Augmented control variable

Define the augmented control vector

\[\vec{z}^T = \lbrack \vec{x}^T \vec{\beta}^T \rbrack\]

Therefore, the cost function to be minimized

\[J(\vec{z}) = \frac{1}{2} (\vec{z}_b - \vec{z})^T \textbf{Z}^{-1} (\vec{z}_b - \vec{z}) + \frac{1}{2} (\vec{y} - \tilde{H}(\vec{z}))^T \textbf{R}^{-1} (\vec{y} - \tilde{H}(\vec{z}))\]

where

(17)\[\tilde{H}(\vec{z}) = H(\vec{x}) + \sum_{i=0}^{N} \beta_i p_i(\vec{x})\]

Adjoint of the bias model

In the incremental formulation of the variational analysis, nonlinear observation operators are linearized about the latest outer-loop estimate \(\overline{\vec{x}}\) of \(\vec{x}\) . Similarly, for the modified operator we use

\[\begin{split}H(\vec{x}, \beta) \approx H(\overline{\vec{x}}, \beta) & = H(\overline{\vec{x}}) + \sum_{i=0}^{N} \beta_i p_i(\overline{\vec{x}}) \\ & = H(\overline{\vec{x}}) + \mathcal{P}(\overline{\vec{x}}) \cdot \vec{\beta}\end{split}\]

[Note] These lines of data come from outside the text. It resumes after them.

# chenhaoxing/DiffUTE

Measured on AMD Instinct MI355X. Metric: 512x512 50-step denoise images/sec, higher is better.
Workload: dtype bf16; 1 GPU; SD2-inpaint UNet 50-step DDIM denoise loop, 512x512 px, batch 4 per GPU, glyph context [B,577,1024], ctx K/V cached per image (BASELINE configs[1]); VAE encode/decode not in the timed region; global_batch=4, denoise_steps=50, parallelism=replicas x1 (no collective), weights=random-init SD2-inpainting shapes (865,925,124 params), bf16 packed

## Files before the change

diffute_amd/_cabi.py:

```python
import ctypes
import os
from ctypes import c_char_p, c_float, c_int, c_int64, c_size_t, c_void_p, POINTER

_LIB_DIR = os.path.join(os.path.dirname(os.path.abspath(__file__)), "lib")
_LIB_PATH = os.environ.get("DIFFUTE_HIP_LIB") or os.path.join(_LIB_DIR, "libdiffute_hip.so")
_LIB_PATH_F16 = os.environ.get("DIFFUTE_HIP_LIB_F16") or os.path.join(_LIB_DIR, "libdiffute_hip_f16.so")
_lib = None
_lib_f16 = None
_exclusive = None
_last_elem = "bf16"


class XfChainDesc(ctypes.Structure):
    _fields_ = [
        ("M", c_int), ("C", c_int), ("x", c_void_p), ("ldx", c_int), ("res", c_void_p), ("ldres", c_int),
        ("w0", c_void_p), ("b0", c_void_p), ("h_out", c_void_p), ("ldh", c_int), ("w1", c_void_p),
        ("c1", c_void_p), ("c2", c_void_p), ("y", c_void_p), ("ldy", c_int), ("wf1", c_void_p),
        ("wf2", c_void_p), ("bf2", c_void_p), ("wpo", c_void_p), ("bpo", c_void_p), ("xres", c_void_p), ("ldxres", c_int),
        ("eps", c_float), ("dbg", c_int), ("timing", c_void_p), ("colstats", c_void_p), ("cs_rows", c_int),
        ("gn_st", c_void_p), ("gn_gamma", c_void_p), ("gn_beta", c_void_p), ("gn_groups", c_int), ("gn_rows", c_int), ("gn_eps", c_float),
    ]


class GemmDesc(ctypes.Structure):
# ... 85 lines not shown
    "dmx_test_transpose_bf16": (c_int, [_P, c_int, _P, c_int, c_int, c_int, _P]),
    "dmx_test_transpose_batch": (c_int, [_P, c_int, _P, c_size_t, _P]),
    "dmx_test_add_bf16": (c_int, [_P, c_int, _P, c_int, _P, c_int, c_int, c_int, _P]),
    "dmx_test_softmax_rows": (c_int, [_P, c_int, _P, c_int, c_int, c_int, c_float, _P]),
    "dmx_test_softmax_bwd_rows": (c_int, [_P, c_int, _P, c_int, _P, c_int, c_int, c_int, c_float, _P]),
    "dmx_test_pointwise_small_fwd": (c_int, [_P, c_int, _P, c_int, _P, _P, c_int, c_int, c_int, c_int, c_int, _P]),
    "dmx_test_pointwise_small_bwd_workspace_bytes": (c_size_t, [c_int, c_int, c_int]),
    "dmx_test_pointwise_small_bwd": (c_int, [_P, c_int, _P, c_int, _P, c_int, _P, c_int, _P, c_int, _P, c_int, c_int, c_int, _P, c_size_t, _P]),
    "dmx_test_linear_small_bwd": (c_int, [_P, c_int, _P, c_int, _P, c_int, _P, c_int, _P, c_int, _P, c_int, c_int, c_int, c_int, c_int, c_int, _P]),
    "dmx_test_slice_cast": (c_int, [_P, c_int, _P, c_int, c_int, c_int, _P]),
    "dmx_test_mode_bwd": (c_int, [_P, c_int, _P, c_int, c_int, _P]),
    "dmx_test_bf16_to_f32_rows": (c_int, [_P, c_int, _P, c_int, c_int, _P]),
    "dmx_conv_gemm_workspace_bytes": (c_size_t, [POINTER(GemmDesc)]),
    "dmx_conv_gemm": (c_int, [POINTER(GemmDesc), _P, c_size_t, _P]),
    "dmx_conv_gemm_rowstats_tiles": (c_int, [POINTER(GemmDesc)]),
    "dmx_conv_gemm_colstats_ok": (c_int, [POINTER(GemmDesc)]),
    "dmx_set_gn_producer_stats": (c_int, [c_int]),
    "dmx_conv3x3_gn_supported": (c_int, [POINTER(HaloConvDesc)]),
    "dmx_conv3x3_gn_workspace_bytes": (c_size_t, [POINTER(HaloConvDesc)]),
    "dmx_conv3x3_gn": (c_int, [POINTER(HaloConvDesc), _P, c_size_t, _P]),
    "dmx_colstats": (c_int, [_P, c_int, c_int, c_int, c_int, _P, _P]),
    "dmx_skinny_conv_supported": (c_int, [POINTER(SkinnyDesc)]),
    "dmx_skinny_conv_workspace_bytes": (c_size_t, [POINTER(SkinnyDesc)]),
    "dmx_skinny_conv": (c_int, [POINTER(SkinnyDesc), _P, c_size_t, _P]),
    "dmx_skinny_pack": (c_int, [_P, c_int, _P, c_int, c_int, POINTER(c_int), POINTER(c_int), POINTER(c_int), POINTER(c_int), _P]),
    "dmx_set_skinny": (c_int, [c_int]),
    "dmx_set_halo_conv": (c_int, [c_int]),
    "dmx_set_halo_ws": (c_int, [c_int]),
    "dmx_set_halo_peers": (c_int, [c_int]),
    "dmx_set_attn_balanced": (c_int, [c_int]),
    "dmx_attention_fwd_v_balanced_workspace_bytes": (c_size_t, [c_int, c_int, c_int, c_int]),
    "dmx_attention_fwd_v_balanced": (c_int, [c_void_p, c_int, c_void_p, c_int, c_void_p, c_int, c_int, c_void_p, c_int, c_int, c_int, c_int, c_int, c_float,
                                             c_void_p, c_size_t, c_void_p]),
    "dmx_set_defer_reduce": (c_int, [c_int]),
    "dmx_set_exclusive_device": (c_int, [c_int]),
    "dmx_get_exclusive_device": (c_int, []),
    "dmx_plan_epoch": (c_int, []),
    "dmx_xf_chain_ok": (c_int, [c_int, c_int]),
    "dmx_xf_chain": (c_int, [POINTER(XfChainDesc), c_int, _P]),
    "dmx_set_xf_chain": (c_int, [c_int]),
    "dmx_set_weight_prefetch": (c_int, [c_int]),
    "dmx_groupnorm_from_stats": (c_int, [_P, c_int, _P, c_int, c_int, c_int, c_int, c_int, c_int, _P, _P, c_float, c_int, _P, _P, _P, c_int, _P]),
    "dmx_conv_wgrad_workspace_bytes": (c_size_t, [POINTER(GemmDesc), c_int]),
    "dmx_conv_wgrad": (c_int, [POINTER(GemmDesc), _P, c_int, _P, c_int, _P, c_size_t, _P]),
    "dmx_colsum_workspace_bytes": (c_size_t, [c_int, c_int, c_int]),
    "dmx_colsum": (c_int, [_P, c_int, c_int, c_int, c_int, _P, c_int, c_int, _P, c_size_t, _P]),
    "dmx_groupnorm_workspace_bytes": (c_size_t, [c_int, c_int, c_int]),
    "dmx_groupnorm": (c_int, [_P, c_int, _P, c_int, c_int, c_int, c_int, c_int, c_int, _P, _P, c_float, c_int, _P, c_int, _P, c_size_t, _P]),
    "dmx_groupnorm_train": (c_int, [_P, c_int, _P, c_int, c_int, c_int, c_int, c_int, c_int, _P, _P, c_float, c_int, _P, c_int, _P, _P, c_size_t, _P]),
    "dmx_groupnorm_bwd_workspace_bytes": (c_size_t, [c_int, c_int, c_int]),
    "dmx_groupnorm_bwd": (c_int, [_P, c_int, _P, c_int, c_int, c_int, c_int, c_int, c_int, _P, _P, c_int, _P,
                                  _P, c_int, _P, c_int, _P, c_int, _P, c_int, _P, c_int, _P, _P, c_int, _P, c_size_t, _P]),
    "dmx_layernorm_bwd_workspace_bytes": (c_size_t, [c_int, c_int]),
    "dmx_layernorm_bwd": (c_int, [_P, c_int, _P, c_int, _P, _P, c_int, _P, c_int, _P, _P, c_int, c_int, c_int, c_float, _P, c_size_t, _P]),
    "dmx_geglu_fwd": (c_int, [_P, c_int, _P, c_int, c_int, c_int, _P]),
    "dmx_geglu_bwd": (c_int, [_P, c_int, _P, c_int, _P, c_int, c_int, c_int, _P]),
    "dmx_layernorm": (c_int, [_P, c_int, _P, c_int, _P, _P, c_int, c_int, c_float, _P]),
    "dmx_attention_fwd": (c_int, [_P, c_int, _P, c_int, c_int, _P, c_int, c_int, _P, c_int, c_int, c_int, c_int, c_int, c_float, _P]),
    "dmx_attention_fwd_v": (c_int, [_P, c_int, _P, c_int, _P, c_int, c_int, _P, c_int, c_int, c_int, c_int, c_int, c_float, _P]),
    "dmx_attention_wide": (c_int, [_P, c_int, _P, c_int, _P, c_int, c_int, _P, c_int, c_int, c_int, c_int, c_int, c_float, _P]),
    "dmx_attention_fwd_train": (c_int, [_P, c_int, _P, c_int, _P, c_int, c_int, _P, c_int, _P, c_int, c_int, c_int, c_int, c_float, _P]),
    "dmx_attention_bwd_workspace_bytes": (c_size_t, [c_int, c_int, c_int]),
    "dmx_attention_bwd": (c_int, [_P, c_int, _P, c_int, _P, c_int, c_int, _P, _P, c_int, _P, _P, c_int, _P, c_int, _P, c_int,
                                  c_int, c_int, c_int, c_int, c_float, _P, c_size_t, _P]),
    "dmx_timestep_embedding": (c_int, [_P, c_int, _P, c_int, c_int, _P, _P]),
    "dmx_linear_small": (c_int, [_P, c_int, _P, c_int, _P, _P, c_int, c_int, c_int, c_int, c_int, _P]),
# ... 235 lines not shown
```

where \(\mathcal{P}(\overline{\vec{x}})\) is a \(m × n\) predictor matrix consisting of \(n\) predictors evaluated on \(m\) observation locations.

The modification to \(H(\vec{x})\) is therefore additive and linear in the bias parameters, and its adjoint with respect to these additional control parameters is trivial to implement.

For the linear predictor model (17), the derivatives with respect to the parameters are simply the values of the predictors at the observation locations

\[\frac{\partial H }{\partial \vec{\beta}} \Bigg \vert_{\vec{\beta} = \vec{\beta}_b} = \mathcal{P}(\overline{\vec{x}})\]

Background error covariance

In general the parameter estimation errors will be correlated with the state estimation errors, because they depend on the same data. We know of no practical way to account for this statistical dependence, and therefore take

\[\begin{split}\textbf{Z} = \begin{bmatrix} \textbf{B}_x & 0 \\ 0 & \textbf{B}_{\beta} \end{bmatrix}\end{split}\]

where \(\textbf{B}_x\) denotes the usual (state) background error covariance, and \(\textbf{B}_\beta\) the parameter background error covariance.

We take \(\textbf{B}_\beta\) diagonal:

\[\begin{split}\textbf{B}_\beta & = diag(\sigma_{\beta_1}^2, ...., \sigma_{\beta_n}^2) \\ & = \begin{bmatrix} \sigma_{\beta_1}^2 & & \\ & \ddots & \\ & & \sigma_{\beta_n}^2 \end{bmatrix} \\ & = \begin{bmatrix} \frac{\sigma_{o_1}^2}{N_1} & & \\ & \ddots & \\ & & \frac{\sigma_{o_n}^2}{N_j} \end{bmatrix}\end{split}\]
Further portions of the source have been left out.